On a tour of the resort – you have to do it by buggy otherwise it might take a day or so, I say hello to my golf course to which I remain faithful having not played another round since, pop into the cinema where they’re showing “The Transformers”, poke my head into the disco where I can remember a great party was had by one and all during ATF and revisit the wing in which I stayed and the bed on which I slept. I was told they’re opening a new villa wing which has just been completed.
At sunset, over cranberry juice, I watched the sun go down over the horizon and reflected on why such a magical place so close to Singapore and several major Asian markets remains so far away in their imagination.
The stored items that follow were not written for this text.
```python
# ... 225 lines not shown

    def set_option(self, option, value):
        check(lib().granne_hip_index_set_option(self._h, option, value))

    def get_option(self, option):
        import ctypes as C
        v = C.c_uint64(0)
        check(lib().granne_hip_index_get_option(self._h, option, C.byref(v)))
        return int(v.value)

    def last_slow_count(self):
        return int(lib().granne_hip_index_last_slow_count(self._h))

    @property
    def coalesce(self):
        from ._lib import OPT_COALESCE
        return bool(self.get_option(OPT_COALESCE))

    @coalesce.setter
    def coalesce(self, on):
        from ._lib import OPT_COALESCE
        self.set_option(OPT_COALESCE, 1 if on else 0)

    def _prepare(self, element, prepared):
        if self.element_type == EMBEDDINGS:
            if _is_term_lists(element):
                if getattr(self, "_se", None) is None:
                    raise ValueError("term-id queries need the index's SumEmbeddings container")
                return self._se.create_embeddings(element, normalized=True)
            return np.ascontiguousarray(element, np.float32) if prepared else normalize(element, self.device)
        if prepared:
            return np.ascontiguousarray(element, dtype=self.np_dtype)
        return normalize(element, self.device) if self.element_type == "angular" else quantize(element, self.device)

    def search(self, element, max_search=DEFAULT_MAX_SEARCH, num_elements=DEFAULT_NUM_ELEMENTS, prepared=True):
        terms = self.element_type == EMBEDDINGS and (len(element) == 0 or np.asarray(element).dtype.kind in "iu")
        one = [list(element)] if terms else np.asarray(element).reshape(1, -1)
        ids, dists, counts = self.search_batch(one, max_search, num_elements, prepared)
        return [(int(ids[0, i]), float(dists[0, i])) for i in range(int(counts[0]))]

    def search_batch(self, elements, max_search=DEFAULT_MAX_SEARCH, num_elements=DEFAULT_NUM_ELEMENTS, prepared=True,
                     stats=False):
        q = self._prepare(elements, prepared)
        if q.ndim != 2 or q.shape[1] != self.dim:
            raise ValueError("queries must be [nq, %d]" % self.dim)
        nq, k = q.shape[0], int(num_elements)
# ... 109 lines not shown
```

### include/granne.hpp

```cpp
#pragma once

#include <cmath>
#include <cstdint>
#include <cstring>
#include <memory>
#include <stdexcept>
#include <string>
#include <utility>
#include <vector>

#include "granne_hip.h"

namespace granne {

inline void check(int rc) {
    if (rc != GRANNE_HIP_OK) throw std::runtime_error(std::string("granne_hip: ") + granne_hip_last_error());
}

namespace detail {
struct BuilderDeleter {
    bool armed = true;
    void operator()(granne_hip_builder* b) const { if (armed) granne_hip_builder_destroy(b); }
};
template <class Scalar> struct dtype_of;
// ... 149 lines not shown
        if (keys.size() != len()) throw std::runtime_error("need one key per element");
        std::vector<uint64_t> order(len());
        check(granne_hip_index_reorder_by_keys(h_.get(), keys.data(), order.data()));
        return std::vector<size_t>(order.begin(), order.end());
    }
    void write_index(const std::string& path) const { check(granne_hip_index_save(h_.get(), path.c_str(), nullptr)); }
    void write_elements(const std::string& path) const { check(granne_hip_index_save(h_.get(), nullptr, path.c_str())); }
    std::vector<uint8_t> index_bytes() const {
        void* p = nullptr;
        uint64_t n = 0;
        check(granne_hip_index_encode(h_.get(), &p, &n));
        std::vector<uint8_t> out(static_cast<const uint8_t*>(p), static_cast<const uint8_t*>(p) + n);
        granne_hip_bytes_free(p);
        return out;
    }
    void set_inline_tails(bool keep) { check(granne_hip_index_set_option(h_.get(), GRANNE_HIP_OPT_INLINE_TAILS, keep ? 1 : 0)); }
    void set_seen_min(uint64_t walks) { check(granne_hip_index_set_option(h_.get(), GRANNE_HIP_OPT_SEEN_MIN, walks)); }
    void set_coalesce(bool on) { check(granne_hip_index_set_option(h_.get(), GRANNE_HIP_OPT_COALESCE, on ? 1 : 0)); }
    bool coalesce() const { return get_option(GRANNE_HIP_OPT_COALESCE) != 0; }
    void set_coalesce_max(uint64_t queries) { check(granne_hip_index_set_option(h_.get(), GRANNE_HIP_OPT_COALESCE_MAX, queries)); }
    void set_coalesce_wait_us(uint64_t us) { check(granne_hip_index_set_option(h_.get(), GRANNE_HIP_OPT_COALESCE_WAIT_US, us)); }
    uint64_t coalesced_launches() const { return get_option(GRANNE_HIP_OPT_COALESCED_LAUNCHES); }
    uint64_t coalesced_queries() const { return get_option(GRANNE_HIP_OPT_COALESCED_QUERIES); }
    uint64_t get_option(int option) const {
        uint64_t v = 0;
        check(granne_hip_index_get_option(h_.get(), option, &v));
        return v;
    }
    granne_hip_index* raw() const { return h_.get(); }

private:
    static constexpr int dtype() { return detail::dtype_of<typename decltype(Element::data)::value_type>::value; }
    std::shared_ptr<granne_hip_index> h_;
};

template <class Elements>
class ShardedGranne {
public:
    using Element = typename Elements::Element;
    ShardedGranne(std::vector<Granne<Elements>> shards, const std::vector<uint64_t>& offsets) : shards_(std::move(shards)) {
        if (shards_.empty() || shards_.size() != offsets.size()) throw std::runtime_error("need one offset per shard");
        std::vector<granne_hip_index*> hs;
        for (auto& s : shards_) hs.push_back(s.raw());
        granne_hip_sharded* h = nullptr;
        check(granne_hip_sharded_create(&h, hs.data(), offsets.data(), (uint32_t)hs.size()));
        h_.reset(h, granne_hip_sharded_destroy);
// ... 207 lines not shown
```

### include/granne_hip.h

```cpp
#ifndef GRANNE_HIP_H
#define GRANNE_HIP_H

#include <stddef.h>
#include <stdint.h>

#ifdef __cplusplus
extern "C" {
#endif

#define GRANNE_HIP_ABI_VERSION 3

enum { GRANNE_HIP_F32 = 0, GRANNE_HIP_I8 = 1 };

enum {
    GRANNE_HIP_OK = 0,
    GRANNE_HIP_ERR_INVALID = -1,
    GRANNE_HIP_ERR_HIP = -2,
    GRANNE_HIP_ERR_NO_DEVICE = -3,
    GRANNE_HIP_ERR_OVERFLOW = -4,
    GRANNE_HIP_ERR_IO = -5
};

#define GRANNE_HIP_UNUSED 0xFFFFFFFFu

// ... 280 lines not shown
    GRANNE_HIP_RW_OPT_SORTED_LAUNCHES = 3
};
#define GRANNE_HIP_RW_SMALL_OPS 2048
int granne_hip_rw_builder_set_option(granne_hip_rw_builder* rw, int option, uint64_t value);
int granne_hip_rw_builder_get_option(granne_hip_rw_builder* rw, int option, uint64_t* value);

enum {
    GRANNE_HIP_OPT_VISITED_SLOTS = 1,
    GRANNE_HIP_OPT_FORCE_SLOW = 2,
    GRANNE_HIP_OPT_SLOW_SLOTS = 3,
    GRANNE_HIP_OPT_SLOW_BLOCKS = 4,
    GRANNE_HIP_OPT_OVERFLOW_SLOTS = 5,
    GRANNE_HIP_OPT_VISITED16 = 6,
    GRANNE_HIP_OPT_VISITED16_LG = 7,
    GRANNE_HIP_OPT_LAST_WALKER = 8,
    GRANNE_HIP_OPT_SEARCH_DEPTH = 9,
    GRANNE_HIP_OPT_INLINE_TAILS = 10,
    GRANNE_HIP_OPT_SEEN_MIN = 11,
    GRANNE_HIP_OPT_SKETCH = 12,
    GRANNE_HIP_OPT_COALESCE = 13,
    GRANNE_HIP_OPT_COALESCE_MAX = 14,
    GRANNE_HIP_OPT_COALESCE_WAIT_US = 15,
    GRANNE_HIP_OPT_COALESCED_LAUNCHES = 16,
    GRANNE_HIP_OPT_COALESCED_QUERIES = 17
};
#define GRANNE_HIP_COALESCE_CALL_MAX 64
#define GRANNE_HIP_COALESCE_MAX 1024
enum {
    GRANNE_HIP_WALKER_NONE = 0,
    GRANNE_HIP_WALKER_REGISTER = 1,
    GRANNE_HIP_WALKER_REGISTER_WIDE = 2,
    GRANNE_HIP_WALKER_GENERAL = 3,
    GRANNE_HIP_WALKER_EXACT = 4
};
int granne_hip_index_set_option(granne_hip_index* index, int option, uint64_t value);
int granne_hip_index_get_option(const granne_hip_index* index, int option, uint64_t* value);
uint64_t granne_hip_index_last_slow_count(const granne_hip_index* index);

#ifdef __cplusplus
}
#endif
#endif
```

### rust/granne-hip/src/gpu.rs

```rust
use crate::{angular, angular_int, Index};
use std::marker::PhantomData;
use std::os::raw::{c_char, c_int, c_void};

#[repr(C)] pub struct granne_hip_index { _private: [u8; 0] }
#[repr(C)] pub struct granne_hip_builder { _private: [u8; 0] }
#[repr(C)] pub struct granne_hip_sharded { _private: [u8; 0] }
#[repr(C)] pub struct granne_hip_sum_embeddings { _private: [u8; 0] }
#[repr(C)] pub struct granne_hip_rw_builder { _private: [u8; 0] }

pub const GRANNE_HIP_F32: c_int = 0;
pub const GRANNE_HIP_I8: c_int = 1;
pub const GRANNE_HIP_BUILD_ALL: u64 = u64::MAX;

#[repr(C)]
pub struct granne_hip_build_config {
    pub layer_multiplier: f32,
    pub expected_num_elements: u64,
    pub num_neighbors: u32,
    pub max_search: u32,
    pub reinsert_elements: c_int,
    pub show_progress: c_int,
    pub batch_max: u32,
    pub batch_div: u32,
}
// ... 105 lines not shown
    fn granne_hip_rw_builder_search(rw: *mut granne_hip_rw_builder, query: *const c_void, max_search: u32,
        num_neighbors: u32, out_ids: *mut u64, out_dists: *mut f32, out_count: *mut u32) -> c_int;
    fn granne_hip_rw_builder_len(rw: *mut granne_hip_rw_builder) -> u64;
    fn granne_hip_rw_builder_max_elements(rw: *mut granne_hip_rw_builder) -> u64;
    fn granne_hip_rw_builder_num_layers(rw: *mut granne_hip_rw_builder) -> u32;
    fn granne_hip_rw_builder_layer_len(rw: *mut granne_hip_rw_builder, layer: u32) -> u64;
    fn granne_hip_rw_builder_get_layer(rw: *mut granne_hip_rw_builder, layer: u32, out_rows: *mut u32) -> c_int;
    fn granne_hip_rw_builder_get_element(rw: *mut granne_hip_rw_builder, idx: u64, out: *mut c_void) -> c_int;
    fn granne_hip_rw_builder_save(rw: *mut granne_hip_rw_builder, index_path: *const c_char,
        elements_path: *const c_char) -> c_int;
    fn granne_hip_rw_builder_get_index(rw: *mut granne_hip_rw_builder, out: *mut *mut granne_hip_index) -> c_int;
    fn granne_hip_rw_builder_set_option(rw: *mut granne_hip_rw_builder, option: c_int, value: u64) -> c_int;
    fn granne_hip_rw_builder_get_option(rw: *mut granne_hip_rw_builder, option: c_int, value: *mut u64) -> c_int;
}
pub const GRANNE_HIP_OPT_SEARCH_DEPTH: c_int = 9;
pub const GRANNE_HIP_OPT_INLINE_TAILS: c_int = 10;
pub const GRANNE_HIP_OPT_SEEN_MIN: c_int = 11;
pub const GRANNE_HIP_OPT_SKETCH: c_int = 12;
pub const GRANNE_HIP_OPT_COALESCE: c_int = 13;
pub const GRANNE_HIP_OPT_COALESCE_MAX: c_int = 14;
pub const GRANNE_HIP_OPT_COALESCE_WAIT_US: c_int = 15;
pub const GRANNE_HIP_OPT_COALESCED_LAUNCHES: c_int = 16;
pub const GRANNE_HIP_OPT_COALESCED_QUERIES: c_int = 17;
pub const GRANNE_HIP_RW_OPT_SMALL_OPS: c_int = 1;
pub const GRANNE_HIP_SHARDED_OPT_DEPTH: c_int = 1;
pub const GRANNE_HIP_SHARDED_OPT_EXCHANGE: c_int = 2;
pub const GRANNE_HIP_SHARDED_EXCHANGE_PEER: u64 = 0;
pub const GRANNE_HIP_SHARDED_EXCHANGE_RCCL: u64 = 1;

extern "C" {
    fn granne_hip_abi_version() -> c_int;
    fn granne_hip_index_dtype(index: *const granne_hip_index) -> c_int;
    fn granne_hip_index_device(index: *const granne_hip_index) -> c_int;
    fn granne_hip_index_hbm_bytes(index: *const granne_hip_index) -> u64;
    fn granne_hip_index_last_slow_count(index: *const granne_hip_index) -> u64;
    fn granne_hip_index_set_option(index: *mut granne_hip_index, option: c_int, value: u64) -> c_int;
    fn granne_hip_index_get_option(index: *const granne_hip_index, option: c_int, value: *mut u64) -> c_int;
    fn granne_hip_builder_num_elements(builder: *const granne_hip_builder) -> u64;
    fn granne_hip_sharded_num_shards(sharded: *const granne_hip_sharded) -> u32;
    fn granne_hip_sharded_search(sharded: *mut granne_hip_sharded, query: *const c_void, max_search: u32,
        num_neighbors: u32, out_ids: *mut u64, out_dists: *mut f32, out_count: *mut u32) -> c_int;
    fn granne_hip_sharded_device(sharded: *const granne_hip_sharded) -> c_int;
    fn granne_hip_sharded_shard(sharded: *const granne_hip_sharded, shard: u32) -> *mut granne_hip_index;
    fn granne_hip_sharded_shard_offset(sharded: *const granne_hip_sharded, shard: u32) -> u64;
    fn granne_hip_sharded_get_option(sharded: *const granne_hip_sharded, option: c_int, value: *mut u64) -> c_int;
    fn granne_hip_normalize_f32(rows: *mut f32, n: u64, dim: u32, device_id: c_int) -> c_int;
// ... 222 lines not shown
    }
    pub fn set_search_depth(&mut self, depth: u64) -> std::io::Result<()> {
        check(unsafe { granne_hip_index_set_option(self.handle, GRANNE_HIP_OPT_SEARCH_DEPTH, depth) })
    }
    pub fn set_inline_tails(&mut self, keep: bool) -> std::io::Result<()> {
        check(unsafe { granne_hip_index_set_option(self.handle, GRANNE_HIP_OPT_INLINE_TAILS, keep as u64) })
    }
    pub fn set_seen_min(&mut self, walks: u64) -> std::io::Result<()> {
        check(unsafe { granne_hip_index_set_option(self.handle, GRANNE_HIP_OPT_SEEN_MIN, walks) })
    }
    pub fn set_coalesce(&mut self, on: bool) -> std::io::Result<()> {
        check(unsafe { granne_hip_index_set_option(self.handle, GRANNE_HIP_OPT_COALESCE, on as u64) })
    }
    pub fn set_coalesce_limits(&mut self, max_queries: u64, wait_us: u64) -> std::io::Result<()> {
        check(unsafe { granne_hip_index_set_option(self.handle, GRANNE_HIP_OPT_COALESCE_MAX, max_queries) })?;
        check(unsafe { granne_hip_index_set_option(self.handle, GRANNE_HIP_OPT_COALESCE_WAIT_US, wait_us) })
    }
    pub fn coalesced(&self) -> std::io::Result<(u64, u64)> {
        let (mut launches, mut queries) = (0u64, 0u64);
        check(unsafe { granne_hip_index_get_option(self.handle, GRANNE_HIP_OPT_COALESCED_LAUNCHES, &mut launches) })?;
        check(unsafe { granne_hip_index_get_option(self.handle, GRANNE_HIP_OPT_COALESCED_QUERIES, &mut queries) })?;
        Ok((launches, queries))
    }
    pub fn len(&self) -> usize { unsafe { granne_hip_index_len(self.handle) as usize } }
    pub fn num_layers(&self) -> usize { unsafe { granne_hip_index_num_layers(self.handle) as usize } }
    pub fn layer_len(&self, layer: usize) -> usize { unsafe { granne_hip_index_layer_len(self.handle, layer as u32) as usize } }
    pub fn get_neighbors(&self, index: usize, layer: usize) -> Vec<usize> {
        let mut buf = vec![0u32; 512];
        let mut n = 0u32;
        check(unsafe { granne_hip_index_get_neighbors(self.handle, index as u64, layer as u32, buf.as_mut_ptr(),
            buf.len() as u32, &mut n) }).expect("granne_hip_index_get_neighbors");
        buf[..n as usize].iter().map(|&i| i as usize).collect()
    }
    pub fn reorder(&mut self, _show_progress: bool) -> Vec<usize> {
        let mut order = vec![0u64; self.len()];
        check(unsafe { granne_hip_index_reorder(self.handle, order.as_mut_ptr()) }).expect("granne_hip_index_reorder");
        order.into_iter().map(|i| i as usize).collect()
    }
    pub fn reorder_by_keys(&mut self, keys: &[u64], _show_progress: bool) -> Vec<usize> {
        assert_eq!(self.len(), keys.len());
        let mut order = vec![0u64; self.len()];
        check(unsafe { granne_hip_index_reorder_by_keys(self.handle, keys.as_ptr(), order.as_mut_ptr()) })
            .expect("granne_hip_index_reorder_by_keys");
        order.into_iter().map(|i| i as usize).collect()
    }
    pub fn dists(&self, element: &E::Vector, indices: &[usize]) -> Vec<f32> {
// ... 316 lines not shown
```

Perhaps it’s to do with the lack of awareness – most people think of Brunei as small, boring, nothing to do, the way people used to think of Singapore actually. Also Brunei is dry, so there’s a feeling that you can’t have much fun without booze. Reality is, you can bring in your entitlement and you can drink privately if you wish to. And perhaps it’s okay to do without booze for a few days anyway. But human nature being what it is, what is forbidden makes it sweeter.
The hotel was running 40% occupancy the day I was there, Keiler told me. Chinese tourists have discovered it, combining it with Sabah, as have the Koreans and Taiwanese. Keiler wants to market it more aggressively as a resort and when you look at the range of things to do at the Empire as well as the grandeur and luxury of the hotel, you see no reason why this couldn’t be an alternative quick break for the ever-seeking traveller living in Asia.
The trick though is to get the word out and in today’s world where so many destinations are competing for attention, it is easy for a grand hotel in a small place to get lost amid the clutter.
I am glad though the Empire and I are reunited and that unlike me, she has aged gracefully.